Chang, H., Jung, I.-W., Strecker, A., Wise, D., Lafrenz, M., Shandas, V., Bean, R.,...Paris, M (2013).
Water Supply, Demand, and Quality Indicators for Assessing the Spatial Distribution of Water Resource Vulnerability in the Columbia River Basin. Atmosphere-Ocean, 1–18.
We investigated
water resource vulnerability in the US portion of the
Columbia River basin (CRB) using multiple
indicators representing
water supply,
water demand, and
water quality. Based on the US county scale,
spatial analysis was conducted using various biophysical and socio-economic
indicators that control
water vulnerability.
Water supply vulnerability and
water demand vulnerability exhibited a similar
spatial
clustering of hotspots in areas where agricultural lands and
variability of precipitation were high but dam storage capacity was low.
The hotspots of
water quality vulnerability were clustered around the main stem of the
Columbia River where major population and agricultural centres are located.
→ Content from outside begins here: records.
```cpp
template <int CNT, bool VAL, bool PERM, bool PRE>
__device__ __forceinline__ void wide_batch(const int* __restrict__ col, const int* __restrict__ perm,
                                           const float* __restrict__ val, const float* __restrict__ pre,
                                           const float* __restrict__ xl, int W, int k, wide_f4& acc) {
  int cc[CNT];
  wide_f4 xv[CNT];
  float ww[CNT];
// ... 79 lines not shown
    const int e = rowptr[r + 1];
    f4v acc = {0.f, 0.f, 0.f, 0.f};
    int k = s;
    for (; k + U <= e; k += U) wide_batch<U, VAL, PERM, PRE>(col, perm, val, pre, xl, ld, k, acc);
    wide_tail<U - 1, VAL, PERM, PRE>(e - k, col, perm, val, pre, xl, ld, k, acc);
    if (post != nullptr) acc *= post[r];
    __builtin_nontemporal_store(acc, reinterpret_cast<f4v*>(out + (size_t)r * ld + c0));
    s = e;
  }
}

constexpr int SPMM_PASSES = 2, SPMM_CHUNK = 2048, SPMM_RUN = 2;

static int launch_gather(const int* rowptr, const int* col, const int* perm, const float* val, const float* pre, const float* post,
                         const float* x, float* out, int n, int width, int ld, const int* gptr, int B, int nmax, int order,
                         hipStream_t stream, const int* gorder = nullptr) {
  const bool vec = (width % 4 == 0) && (ld % 4 == 0) && aligned16(x) && aligned16(out);
  const int chunks = vec ? width / 4 : width;
  const int lpr = pick_lpr(chunks);
  const int n_ctiles = ceil_div(chunks, lpr);
  const int rpw = 64 / lpr;
  const int rows_per_block = 4 * rpw * SPMM_PASSES;
  int blocks_per_ct, n_chunks;
  if (gptr != nullptr && n_ctiles > 1) {
    blocks_per_ct = ceil_div(nmax, rows_per_block);
    n_chunks = B;
  } else {
    gptr = nullptr;
    const int chunk_rows = ceil_div(SPMM_CHUNK, rows_per_block) * rows_per_block;
    blocks_per_ct = chunk_rows / rows_per_block;
    n_chunks = ceil_div(n, chunk_rows);
  }
  if (vec && lpr == 64) {
    const int rpb = 4 * SPMM_RUN;
    if (gptr != nullptr) {
      blocks_per_ct = ceil_div(nmax, rpb);
    } else {
      const int chunk_rows = ceil_div(SPMM_CHUNK, rpb) * rpb;
      blocks_per_ct = chunk_rows / rpb;
      n_chunks = ceil_div(n, chunk_rows);
    }
    const int nbw = ceil_div(n_chunks * blocks_per_ct * n_ctiles, 8) * 8;
#define WIDE_LAUNCH(V, P, Q)                                                                                              \
  hipLaunchKernelGGL((k_spmm_wide<GATHER_U, V, P, Q>), dim3(nbw), dim3(CGC_BLOCK), 0, stream, rowptr, col, perm, val, pre, \
                     post, x, out, n, width, ld, n_ctiles, SPMM_RUN, blocks_per_ct, n_chunks, gptr, order, gorder)
    const bool hv = val != nullptr, hp = hv && perm != nullptr, hq = pre != nullptr;
    if (!hv && !hq) WIDE_LAUNCH(false, false, false);
    else if (!hv) WIDE_LAUNCH(false, false, true);
    else if (!hp && !hq) WIDE_LAUNCH(true, false, false);
    else if (!hp) WIDE_LAUNCH(true, false, true);
    else if (!hq) WIDE_LAUNCH(true, true, false);
    else WIDE_LAUNCH(true, true, true);
#undef WIDE_LAUNCH
    CGC_RETURN_IF_LAUNCH_FAILED();
    return 0;
  }
  int nb = n_chunks * blocks_per_ct * n_ctiles;
  nb = ceil_div(nb, 8) * 8;
  dim3 grid(nb), block(CGC_BLOCK);
  const int nt = n_ctiles > 1 ? 1 : 0;
  if (vec)
    hipLaunchKernelGGL(k_spmm<4>, grid, block, 0, stream, rowptr, col, perm, val, pre, post, x, out, n, width, ld, lpr,
                       n_ctiles, rows_per_block, blocks_per_ct, n_chunks, nt, gptr);
  else
    hipLaunchKernelGGL(k_spmm<1>, grid, block, 0, stream, rowptr, col, perm, val, pre, post, x, out, n, width, ld, lpr,
                       n_ctiles, rows_per_block, blocks_per_ct, n_chunks, nt, gptr);
  CGC_RETURN_IF_LAUNCH_FAILED();
  return 0;
}

extern "C" int cgc_spmm(const int* rowptr, const int* col, const int* perm, const float* val, const float* pre, const float* post,
                        const float* x, float* out, int n, int width, cgc_stream_t stream) {
  if (n <= 0 || width <= 0) return 0;
  return launch_gather(rowptr, col, perm, val, pre, post, x, out, n, width, width, nullptr, 0, 0, 0, as_stream(stream));
}

extern "C" int cgc_spmm_graphs(const int* rowptr, const int* col, const int* perm, const float* val, const float* pre,
                               const float* post, const float* x, float* out, int n, int width, int ld, const int* gptr, int B,
                               int nmax, int visit, const int* gorder, cgc_stream_t stream) {
  if (n <= 0 || width <= 0) return 0;
  if (ld < width) return CGC_EINVAL;
  const int trec = width > 64 ? cgc_timing_begin(CGC_TAG_SPMM_WIDE, n, width, ld, val != nullptr, 0, 0, 0, as_stream(stream)) : -1;
  const int rc = launch_gather(rowptr, col, perm, val, pre, post, x, out, n, width, ld, gptr, B, nmax, visit & 3, as_stream(stream), gorder);
  cgc_timing_end(trec, as_stream(stream));
  return rc;
}
```

include/cgc_hip.h:

```cpp
#ifndef CGC_HIP_H
#define CGC_HIP_H
#include <stdint.h>

#ifdef __cplusplus
extern "C" {
#endif

typedef void* cgc_stream_t;

#define CGC_EINVAL (-1)

#define CGC_ACT_IDENTITY 0
#define CGC_ACT_RELU 1
#define CGC_ACT_ELU 2
#define CGC_ACT_LEAKYRELU 3

#define CGC_ABI_VERSION 28
int cgc_abi_version(void);

int64_t cgc_csr_bad_edges_offset(int64_t E, int n, int add_diag);
int cgc_csr_build(const int64_t* edge_index, int64_t E, int n, int add_diag,
                  int* rowptr, int* col, int* rowidx, int* t_rowptr, int* t_col, int* t_perm,
                  int* ws, cgc_stream_t stream);

int cgc_collate(float* x, int n, int F, const float* mean, const float* stdv, const int* gptr, int B, int64_t* batch,
                int64_t* edge_index, int64_t E, const int* eptr, cgc_stream_t stream);

int cgc_farthest_point_sample(const float* pos, const int* gptr, int B, int max_nodes, const int* start, const int* optr,
                              int* out, cgc_stream_t stream);
int cgc_farthest_point_sample_table16(const float* pos, const int* gptr, int B, int max_nodes, const int* start,
                                      const int* optr, int* out, cgc_stream_t stream);

// ... 174 lines not shown
int cgc_csr_invdeg(const int* rowptr, const float* val, int n, float* out, cgc_stream_t stream);

int cgc_graph_build(const int64_t* edge_index, int64_t E, int n, float renorm_p, int* rowptr, int* col, int* rowidx, int* t_rowptr,
                    int* t_col, int* t_perm, float* val, float* t_val, float* inv_d, int* ws, cgc_stream_t stream);
int cgc_graph_local_max_nodes(void);
int cgc_graph_build_local(const int64_t* edge_index, int64_t E, int n, const int* gptr, const int* eptr, int B, int nmax, int emax,
                          float renorm_p, int* rowptr, int* col, int* rowidx, int* t_rowptr, int* t_col, int* t_perm, float* val,
                          float* t_val, float* inv_d, int* ws, cgc_stream_t stream);

int cgc_spmm(const int* rowptr, const int* col, const int* perm, const float* val, const float* pre,
             const float* post, const float* x, float* out, int n, int width, cgc_stream_t stream);

int cgc_spmm_graphs(const int* rowptr, const int* col, const int* perm, const float* val, const float* pre,
                    const float* post, const float* x, float* out, int n, int width, int ld , const int* gptr, int B, int nmax, int visit, const int* gorder,
                    cgc_stream_t stream);

#define CGC_GEMM_EXACT 0
#define CGC_GEMM_SPLIT_BF16 1
#define CGC_GEMM_SPLIT_F16 2
int cgc_gemm_f32(int transA, int transB, int M, int N, int K, float alpha, const float* A, int lda,
                 const float* B, int ldb, float beta, float* C, int ldc, const float* bias, int batch,
                 int64_t strideA, int64_t strideB, int64_t strideC, const int* gptr, int ragged, int max_ragged,
                 int nx, const float* const* xA, const int* xlda, const int64_t* xstrideA,
                 const float* const* xB, const int* xldb, const int64_t* xstrideB, const int* xK,
                 float* ws, int64_t ws_floats, int mode, cgc_stream_t stream);
int64_t cgc_gemm_split_count(void);
int64_t cgc_gemm_half_count(void);
int64_t cgc_gemm_half_ws_floats(void);
int64_t cgc_gemm_half_min_work(int64_t v);
int64_t cgc_gemm_ws_floats(void);
// ... 52 lines not shown
int cgc_sage_wide_fwd(const float* agg, int lda, const float* W, const float* bias, int n, int K, int F, int normalize, int act,
                      float* hn, int ldh, float* rinv, int stats, float* ws, double count, float eps, float momentum,
                      float* running_mean, float* running_var, int64_t* num_batches_tracked, float* mean, float* istd,
                      cgc_stream_t stream);

int cgc_sage_narrow_fwd(const float* agg, int lda, const float* W, const float* bias, int n, int K, int F, int normalize, int act,
                        float* hn, float* rinv, int stats, float* ws, double count, float eps, float momentum,
                        float* running_mean, float* running_var, int64_t* num_batches_tracked, float* mean, float* istd,
                        cgc_stream_t stream);

int64_t cgc_sage_narrow_ws_floats(int n, int fin, int F);
int cgc_sage_narrow_bwd(const float* dy, int ldy, const float* hn, const float* rinv, int n, int F, int act, int normalize,
                        int mode, const float* mean, const float* istd, const float* gamma, const float* sums, double count,
                        const float* agg, int lda, int fin, const float* W, float* dagg, int ldd, float* dwdb, float* ws,
                        cgc_stream_t stream);

int cgc_dense_rownorm_fwd(const float* A, int R, int C, float* out, float* invd, float* ge1, cgc_stream_t stream);
int cgc_dense_rownorm_bwd(const float* dOut, const float* Anorm, const float* invd, const float* ge1, int R, int C,
                          float* dA, cgc_stream_t stream);
int cgc_dense_renorm_fwd(const float* A, int R, int C, float p, float* out, cgc_stream_t stream);
int cgc_dense_renorm_bwd(const float* A, const float* dOut, int R, int C, float p, float* dA, cgc_stream_t stream);

int cgc_adj_prep_fwd(const float* A, int R, int C, float p, float* At, float* An, float* invd, float* ge1, cgc_stream_t stream);
int cgc_adj_prep_bwd(const float* A, const float* An, const float* invd, const float* ge1, const float* gAn, const float* gAt,
                     int R, int C, float p, float* dA, cgc_stream_t stream);

int cgc_cat_cols(float* dst, int ldd, int rows, int nsrc, const float* const* srcs, const int* lds, const int* widths,
                 int accumulate, cgc_stream_t stream);
int cgc_transpose(const float* src, int lds, int rows, int cols, float* dst, int ldd, cgc_stream_t stream);

// ... 107 lines not shown
```

Measured before the change: 2859 graphs/s.

## Fuse residual add into transposed SpMM and batch deferred slot reductions

In the sparse-level backward, the transposed aggregation now adds the concat/pool gradient contributions directly in the SpMM epilogue, so the separate cat2/add1 elementwise launches go away. The narrow SAGE backward can also defer its per-slot weight-gradient fold into a list, and all folds for a level run at the end in one multi-entry kernel launch. This cuts launch count and an extra pass over the gradient buffers. In exchange, scratch workspaces are now allocated before the mark so they outlive their layer until the deferred fold runs, which raises peak scratch use. The fold list is capped at eight entries and returns an error if it overflows.

```diff
diff --git a/cgc-net_amd/_abi.py b/cgc-net_amd/_abi.py
--- a/cgc-net_amd/_abi.py
+++ b/cgc-net_amd/_abi.py
@@ -2,7 +2,7 @@
 
 P, I, F, D, L = C.c_void_p, C.c_int, C.c_float, C.c_double, C.c_int64
 
-ABI_VERSION = 28
+ABI_VERSION = 29
 
 PROTOTYPES = {
     'cgc_abi_version': [],
@@ -112,6 +112,7 @@
     'cgc_graph_local_max_nodes': [],
     'cgc_spmm': [P, P, P, P, P, P, P, P, I, I, P],
     'cgc_spmm_graphs': [P, P, P, P, P, P, P, P, I, I, I, P, I, I, I, P, P],
+    'cgc_spmm_graphs_add': [P, P, P, P, P, P, P, P, I, I, I, P, I, I, I, P, I, P, P, P, P],
     'cgc_gemm_f32': [I, I, I, I, I, F, P, I, P, I, F, P, I, P, I, L, L, L, P, I, I, I, P, P, P, P, P, P, P, P, L, I, P],
     'cgc_gemm_ws_floats': [],
     'cgc_gemm_split_count': [],
@@ -134,6 +135,7 @@
     'cgc_sage_narrow_fwd': [P, I, P, P, I, I, I, I, I, P, P, I, P, D, F, F, P, P, P, P, P, P],
     'cgc_sage_narrow_ws_floats': [I, I, I],
     'cgc_sage_narrow_bwd': [P, I, P, P, I, I, I, I, I, P, P, P, P, D, P, I, I, P, P, I, P, P, P],
+    'cgc_reduce_slots_list': [I, P, P, P, P, P],
     'cgc_colsum': [P, I, I, I, P, P, P],
     'cgc_softmax_fwd': [P, I, I, I, P, P],
     'cgc_softmax_bwd': [P, P, I, I, I, P, P, P, P],
diff --git a/cgc-net_amd/csrc/exec.hip b/cgc-net_amd/csrc/exec.hip
--- a/cgc-net_amd/csrc/exec.hip
+++ b/cgc-net_amd/csrc/exec.hip
@@ -94,6 +94,7 @@
   Arena* scratch;
   float* gws;
   int64_t gws_floats;
+  SlotFoldList* folds = nullptr;
   int gemm_mode = CGC_GEMM_EXACT;
 };
 
@@ -273,6 +274,8 @@
 
 int layer_bwd(const Ctx& c, const cgc_level_desc& d, const LayerP& p, const LayerS& s, const float* agg, int lda, int n, int fin, int F,
               const float* dy, int ldy, float* dagg, int ldd, float* dwdb, float* sums) {
+  const bool narrow = F <= 32 && fin <= 32;
+  float* const nws = narrow ? c.scratch->f((size_t)cgc_sage_narrow_ws_floats(n, fin, F)) : nullptr;
   const size_t m = c.scratch->mark();
   const int mode = d.has_bn ? 2 : 0;
   const size_t slot_floats = (size_t)(cgc_stats_blocks(n, F) > 1 ? cgc_stats_blocks(n, F) : 1) * 2 * F;
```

This multiple equal weight
indicator approach confirmed that different drivers were associated with different
vulnerability maps in the sub-
basins of the CRB.
Water quality variables are more important than
water supply and
water demand variables in the Willamette
River basin, whereas
water supply and
demand variables are more important than
water quality variables in the Upper Snake and Upper
Columbia River basins. This result suggests that current
water resources management and practices drive much of the
vulnerability within the study area. The analysis suggests the need for increased coordination of
water management across multiple levels of
water governance to reduce
water resource vulnerability in the CRB and a potentially different weighting scheme that explicitly takes into account the input of various
water stakeholders.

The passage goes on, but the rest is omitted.